= Your task =
From the entries below, return only the lines starting at the one that contains "uint32_t crc_be = 0;" and ending at the one that contains "l = crc32c_bytes_serial(l, hdr, (uint32_t)(e", exactly as they stand.

═════ Task data ═════

# levayz/ProtoSAM

Measured on AMD Instinct MI355X. Metric: query-slices/sec (512x512) end-to-end ProtoSAM infer, higher is better.
Workload: dtype f16

## Files before the change

include/protosam_hip.h:

```cpp
#ifndef PROTOSAM_HIP_H
#define PROTOSAM_HIP_H
#include <stddef.h>
#ifdef __cplusplus
extern "C" {
#endif

int psam_gemm_f16(const void* A, const void* W, const float* bias, void* out, const float* resid, const float* gamma,
                  int M, int N, int K, int lda, int ldw, int ldo, int ldr, int resid_mod, int out_seg,
                  int out_seg_stride, int out_seg_off, int epilogue, void* stream);
int psam_gemm_f16_heads(const void* A, const void* W, const float* bias, void* out, int M, int N, int K, int lda, int ldw,
                        int hd, void* stream);
int psam_gemm_f16_ln(const void* A, const void* W, const float* bias, void* out, const float* resid, const float* gamma,
                     int M, int N, int K, int lda, int ldw, int ldo, int ldr, int resid_mod, int out_seg,
                     int out_seg_stride, int out_seg_off, int epilogue, void* out16, int ld16, float* stats,
                     const float* ln_mr, const float* ln_s, void* stream);
int psam_ln_finalize(const float* stats, int M, int D, float eps, float* mr, void* stream);


int psam_gemm_splitk_ranges(int M, int N, int K);
int psam_gemm_f16_splitk_ln(const void* A, const void* W, const float* bias, float* x, int M, int N, int K, int lda, int ldw, int ldx,
                            int ks, float* ws, const float* ln_w, const float* ln_b, float eps, void* out16, int ld16, void* stream);

int psam_gemm_set_tile(int tile);
int psam_gemm_asm_variant(int variant);
int psam_gemm_set_option(const char* name, int value);
int psam_gemm_set_workspace(void* ptr, size_t bytes);

int psam_layernorm(const float* x, const float* w, const float* b, void* y, float* y2, int M, int D, int ldx, int ldy,
                   float eps, int out_dtype, int zero_tail_rows, void* stream);

int psam_attention_f16(const void* qkv, void* out, const float* rel_h, const float* rel_w, const void* relq,
                       const void* rpack, const void* pad_row, int B, int N, int H, int hd, float scale, int mode, int gh,
                       int gw, int ws, int head_major, void* stream);
int psam_attention_set_variant(int v);
int psam_attention_fused_relpos(int B, int N, int H, int hd, int gh, int gw);

int psam_relpos(const void* qkv, const void* Rpack, float* rel_h, float* rel_w, void* relq, int B, int N, int H, int hd,
                int gw, int K, int windowed, float scale, int head_major, void* stream);

int psam_alp_bank(const float* sup, int ld, int h, int w, int C, const float* mask, const float* bmask, int MH, int MW,
                  int pool_w, int kernel_size, float thresh, float eps, float* bank, int cap, int* meta, int* slot_bg,
                  int* slot_fg, float* mres, int force_mode, void* stream);

int psam_alp_sim(const float* qry, long long q_bstride, int ld, int B, int npix, int C, const float* bank, int cap,
                 const int* meta, float eps, float sim_scale, float* part, float* pred, int which_only, void* stream);
int psam_alp_sim_pairs(const float* qry, long long q_bstride, int ld, int npix, int C, const void* tab, int n_entries,
                       int max_groups, float eps, float sim_scale, float* part, float* pred, void* stream);

int psam_patchify_bilinear(const float* img, int B, int C, int H, int W, int S, int P, int Kpad, void* out, void* stream);
int psam_bilinear_nchw(const float* in, int planes, int IH, int IW, int OH, int OW, float* out, void* stream);
int psam_resize2d(const float* in, int planes, int IH, int IW, int OH, int OW, int mode, float* out, void* stream);
int psam_bilinear_tokens(const float* in, long long in_bstride, int ld, int B, int ih, int iw, int C, int oh, int ow,
                         float* out, void* stream);
int psam_prob_argmax(const float* logits, int B, int IH, int IW, int OH, int OW, float* prob, void* pred, int* fg_sum,
                     void* stream);
int psam_broadcast_rows(const float* row, int D, float* out, int B, long long stride, long long off, void* stream);
int psam_prob2_argmax(const float* scores, int P, int IH, int IW, int OH, int OW, void* pred, float* pfg2, int* fg_sum,
                      float* prob, void* stream);
int psam_scores_prob_argmax(const float* scores, int P, int GH, int GW, int IH, int IW, int OH, int OW, float* prob, void* pred,
                            int* fg_sum, void* stream);
int psam_minmax(const float* x, int B, long long n_per_img, void* mm, void* stream);
int psam_sam_patchify(const float* img, const void* mm, int B, int S, int P, const float* mean3, const float* std3,
                      int quantise, void* out, void* u8out, void* stream);
int psam_normalize_chw(const void* x, int in_u8, int B, long long plane, const float* mean3, const float* std3,
                       float* y, void* stream);
int psam_im2col3x3(const void* in, int B, int H, int W, int C, void* out, void* stream);
int psam_cast_f16(const float* x, void* y, long long n, void* stream);
int psam_cast_f32(const void* x, float* y, long long n, void* stream);
int psam_gelu_f32(float* x, long long n, void* stream);
int psam_split_f16(const float* x, void* hi, void* lo, long long n, int write_hi, void* stream);

int psam_ccl(const void* pred, const float* pfg, int H, int W, int cap, int* labels, int* parent, int* counters,
             int* roots, int* acc_i, void* acc_u, double* acc_d, const int* fg_sum, double* tab, void* stream);
int psam_ccl_batch(const void* pred, const float* pfg, long long pfg_stride, int B, int H, int W, int cap, int* labels, int* parent,
                   int* counters, int* roots, int* acc_i, void* acc_u, double* acc_d, const int* fg_sum, double* tab, void* stream);

int psam_small_linear(const float* x, const float* x2, const float* W, const float* b, const float* resid, float* y,
                      int G, int M, int N, int K, long long xg, long long wg, long long bg, long long yg, int ldx,
                      int ldy, int act, void* stream);
int psam_small_linear_splitk(const float* x, const float* W, const float* b, const float* resid, float* y, float* parts, int M, int N,
                             int K, int ks, int ldx, int ldy, void* stream);
int psam_small_attention(const void* q, const float* k, const float* v, void* out, int B, int Tq, int Tk, int NH, int hd,
                         int ldq, int ldk, int ldv, int ldo, int q_f16, void* stream);
int psam_t2i_attention(const float* q, const void* K, const void* V, float* out, int B, int T, int Nk, int NH,
                       int kv_f32, void* stream);
int psam_t2i_attention_split(const float* q, const void* K, const void* V, float* out, int B, int T, int Nk, int NH,
                             int kv_f32, int S, float* part, void* stream);
int psam_gemm_f32(const float* a, const float* a2, int a2_mod, const float* w, const float* bias, const float* resid,
                  float* out, int M, int N, int K, int lda, int ldw, int ldo, void* stream);
int psam_gemm_f32_heads(const float* a, const float* a2, int a2_mod, const float* w, const float* bias, float* out, int M, int N, int K,
                        int lda, int ldw, int nk, int hd, void* stream);
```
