struct ReqDesc {
    uint32_t kind, flags; int32_t method_idx, timeout_ms; long long correlation_id, log_id;
    int32_t compress_type, checksum_type, frame_type; uint32_t payload_off, payload_len, attachment_off, attachment_len, reserved;
};
__global__ void __launch_bounds__(256) k_pack_requests(const uint8_t* bytes, const ReqDesc* reqs, uint32_t n, const DevMethod* methods, uint32_t n_methods,
                                                       uint8_t* out, const uint32_t* out_offs, uint32_t* out_lens, uint8_t* scratch,
                                                       uint16_t* snappy_tab, const uint32_t* crc_adv) {
    __shared__ uint32_t s_hot[kCrcHotWords];
    crc_tabs_to_smem(s_hot, crc_adv);
    CrcTabs ct; ct.hot = s_hot; ct.tree = crc_adv + kCrcHotWords;
    const uint32_t lane = threadIdx.x & 31, n_warps = (gridDim.x * blockDim.x) >> 5, warp_id = (blockIdx.x * blockDim.x + threadIdx.x) >> 5;
    for (uint32_t i = warp_id; i < n; i += n_warps) {
        const ReqDesc R = reqs[i];
        uint8_t* o = out + out_offs[i];
        const uint8_t* payload = bytes + R.payload_off;
        if (R.kind == 1) {
            uint8_t meta[40]; uint8_t* m = meta;
            *m++ = 0x08; m = put_varint(m, (uint64_t)R.correlation_id);
            if (R.flags & 1u) { *m++ = 0x10; m = put_varint(m, (uint64_t)R.log_id); }
            *m++ = 0x18; m = put_varint(m, (uint64_t)(long long)R.frame_type);
            if (R.flags & 2u) { *m++ = 0x20; *m++ = (R.flags & 4u) ? 1 : 0; }
            const uint32_t ml = (uint32_t)(m - meta);
            if (lane == 0) {
                o[0] = 'S'; o[1] = 'T'; o[2] = 'R'; o[3] = 'M'; put_be32(o + 4, ml + R.payload_len); put_be32(o + 8, ml);
                for (uint32_t k = 0; k < ml; k++) o[12 + k] = meta[k];
            }
            warp_copy(o + 12 + ml, payload, R.payload_len, lane);
            if (lane == 0) out_lens[i] = 12 + ml + R.payload_len;
            continue;
        }
        if (R.method_idx < 0 || (uint32_t)R.method_idx >= n_methods ||
            (R.compress_type != B2_COMPRESS_TYPE_NONE && R.compress_type != B2_COMPRESS_TYPE_SNAPPY)) { if (lane == 0) out_lens[i] = 0; continue; }
        const DevMethod& M = methods[R.method_idx];
        const uint32_t mth_len = M.full_method_len - M.service_full_len - 1;
        const uint8_t* mth = reinterpret_cast<const uint8_t*>(M.full_method) + M.service_full_len + 1;
        uint32_t rl = 1 + varint_len(M.service_full_len) + M.service_full_len + 1 + varint_len(mth_len) + mth_len;
        if (R.flags & 1u) rl += 1 + varint_len((uint64_t)R.log_id);
        const bool has_to = (R.flags & 2u) && R.timeout_ms > 0;
        if (has_to) rl += 1 + varint_len((uint64_t)(long long)R.timeout_ms);
        const uint32_t cks_len = R.checksum_type == B2_CHECKSUM_TYPE_CRC32C ? 4u : 0u;
        uint32_t ml = 1 + varint_len(rl) + rl + 1 + varint_len((uint64_t)(long long)R.compress_type) + 1 + varint_len((uint64_t)R.correlation_id);
        if (R.attachment_len) ml += 1 + varint_len(R.attachment_len);
        ml += 2 + 1 + varint_len((uint64_t)(long long)R.checksum_type) + 1 + 1 + cks_len;
        uint8_t* body = o + 12 + ml;
        const uint32_t vl = varint_len(R.payload_len), pb_len = 1 + vl + R.payload_len;
        uint32_t body_len;
        if (R.compress_type == B2_COMPRESS_TYPE_SNAPPY) {
            uint8_t* pb = scratch + out_offs[i];
            if (lane == 0) { pb[0] = 0x0a; put_varint(pb + 1, R.payload_len); }
            warp_copy(pb + 1 + vl, payload, R.payload_len, lane);
            __syncwarp();
            body_len = warp_snappy_compress(pb, pb_len, body, snappy_tab + (size_t)(warp_id % kSnappyWarps) * kSnappyMaxTable, lane);
        } else {
            if (lane == 0) { body[0] = 0x0a; put_varint(body + 1, R.payload_len); }
            warp_copy(body + 1 + vl, payload, R.payload_len, lane);
            body_len = pb_len;
        }
        __syncwarp();
        uint32_t crc_be = 0;
        if (cks_len) {
            uint32_t l = 0xffffffffu;
            if (R.compress_type == B2_COMPRESS_TYPE_SNAPPY) { __threadfence_block(); l = warp_crc32c_update(l, body, body_len, lane, ct); }
            else {
                uint8_t hdr[6]; hdr[0] = 0x0a; uint8_t* e = put_varint(hdr + 1, R.payload_len);
                l = crc32c_bytes_serial(l, hdr, (uint32_t)(e - hdr));
                l = warp_crc32c_update(l, payload, R.payload_len, lane, ct);
            }
            crc_be = crc32c_mask(l ^ 0xffffffffu);
        }
        if (R.attachment_len) warp_copy(body + body_len, bytes + R.attachment_off, R.attachment_len, lane);
        if (lane == 0) {
            uint8_t* p = o;
            p[0] = 'P'; p[1] = 'R'; p[2] = 'P'; p[3] = 'C'; put_be32(p + 4, ml + body_len + R.attachment_len); put_be32(p + 8, ml); p += 12;
            *p++ = 0x0a; p = put_varint(p, rl);
            *p++ = 0x0a; p = put_varint(p, M.service_full_len); for (uint32_t k = 0; k < M.service_full_len; k++) *p++ = (uint8_t)M.service_full[k];
            *p++ = 0x12; p = put_varint(p, mth_len); for (uint32_t k = 0; k < mth_len; k++) *p++ = mth[k];
            if (R.flags & 1u) { *p++ = 0x18; p = put_varint(p, (uint64_t)R.log_id); }
            if (has_to) { *p++ = 0x40; p = put_varint(p, (uint64_t)(long long)R.timeout_ms); }
            *p++ = 0x18; p = put_varint(p, (uint64_t)(long long)R.compress_type);
            *p++ = 0x20; p = put_varint(p, (uint64_t)R.correlation_id);
            if (R.attachment_len) { *p++ = 0x28; p = put_varint(p, R.attachment_len); }
            *p++ = 0x50; *p++ = 0x00;
            *p++ = 0x58; p = put_varint(p, (uint64_t)(long long)R.checksum_type);
            *p++ = 0x62; *p++ = (uint8_t)cks_len;
            if (cks_len) p = put_be32(p, crc_be);
            out_lens[i] = 12 + ml + body_len + R.attachment_len;
        }
    }
}
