template <bool PART>
__global__ __launch_bounds__(256, 2) void band_pair_h2_kernel(const float* __restrict__ z, float* hb0, float* __restrict__ hb1,
                                                              const uint4* __restrict__ w0, const float* __restrict__ b0,
                                                              const uint4* __restrict__ w1, const float* __restrict__ b1,
                                                              int N, int L, int* __restrict__ range_flag,
                                                              const uint4* __restrict__ wfc, const float* __restrict__ bfc,
                                                              int* flags, int sabotage, OvlConsumer ovl, int* zero_words, int zero_n)
{
    constexpr int B0 = BandLds<HID, false>::BYTES, B1 = BandLds<2 * HID, PART>::BYTES;
    __shared__ __attribute__((aligned(16))) char lds[B0 > B1 ? B0 : B1];
    __shared__ int partner_ok;
    if (zero_words && blockIdx.x == 0)
        for (int i = threadIdx.x; i < zero_n; i += 256) zero_words[i] = 0;
    int dir, tile;
    if (!band_tile_of_block(N, dir, tile, ovl.order)) return;
    if (ovl.prog) {
        if (threadIdx.x == 0) {
            const int m_last = tile * 16 + 15 < N ? tile * 16 + 15 : N - 1;
            partner_ok = ovl_wait_rows(ovl.prog, tile * 16, m_last, ovl.T, L, 0, L - 1, ovl.spin_limit, ovl.base, ovl.wg_shift) ? 1 : 0;
        }
        __syncthreads();
        if (!partner_ok) {
            if (threadIdx.x == 0 && range_flag) *range_flag = 5;
            return;
        }
        __syncthreads();
    }
    band_layer_body<HID, false, false>(lds, dir, tile, z, hb0, w0, b0, N, L, range_flag, nullptr, nullptr, nullptr);
    __builtin_amdgcn_s_waitcnt(0x0f70);
    __syncthreads();
    if (threadIdx.x == 0) {
        const int xcc = __builtin_amdgcn_s_getreg((3 << 11) | 20) & 15;
        const int epoch = ((__hip_atomic_load(&flags[2 * tile + dir], __ATOMIC_RELAXED, __HIP_MEMORY_SCOPE_AGENT) >> 4) + 1) & 0x7ffffff;
        __hip_atomic_store(&flags[2 * tile + dir], (epoch << 4) | (sabotage ? (xcc ^ 8) : xcc), __ATOMIC_RELAXED, __HIP_MEMORY_SCOPE_AGENT);
        int spins = 0, v;
        while (((v = __hip_atomic_load(&flags[2 * tile + (dir ^ 1)], __ATOMIC_RELAXED, __HIP_MEMORY_SCOPE_AGENT)) >> 4) != epoch) {
            __builtin_amdgcn_s_sleep(8);
            if (++spins > (1 << 22)) break;
        }
        partner_ok = (v >> 4) == epoch && (v & 15) == xcc;
    }
    __syncthreads();
    if (!partner_ok) {
        if (threadIdx.x == 0 && range_flag) *range_flag = 4;
        return;
    }
    __builtin_amdgcn_fence(__ATOMIC_ACQUIRE, "workgroup");
    asm volatile("buffer_inv sc0" ::: "memory");
    band_layer_body<2 * HID, false, PART>(lds, dir, tile, hb0, hb1, w1, b1, N, L, range_flag, nullptr, wfc, bfc);
}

═════

= Exercise output =
        uint32_t crc_be = 0;
        if (cks_len) {
            uint32_t l = 0xffffffffu;
            if (R.compress_type == B2_COMPRESS_TYPE_SNAPPY) { __threadfence_block(); l = warp_crc32c_update(l, body, body_len, lane, ct); }
            else {
                uint8_t hdr[6]; hdr[0] = 0x0a; uint8_t* e = put_varint(hdr + 1, R.payload_len);
                l = crc32c_bytes_serial(l, hdr, (uint32_t)(e - hdr));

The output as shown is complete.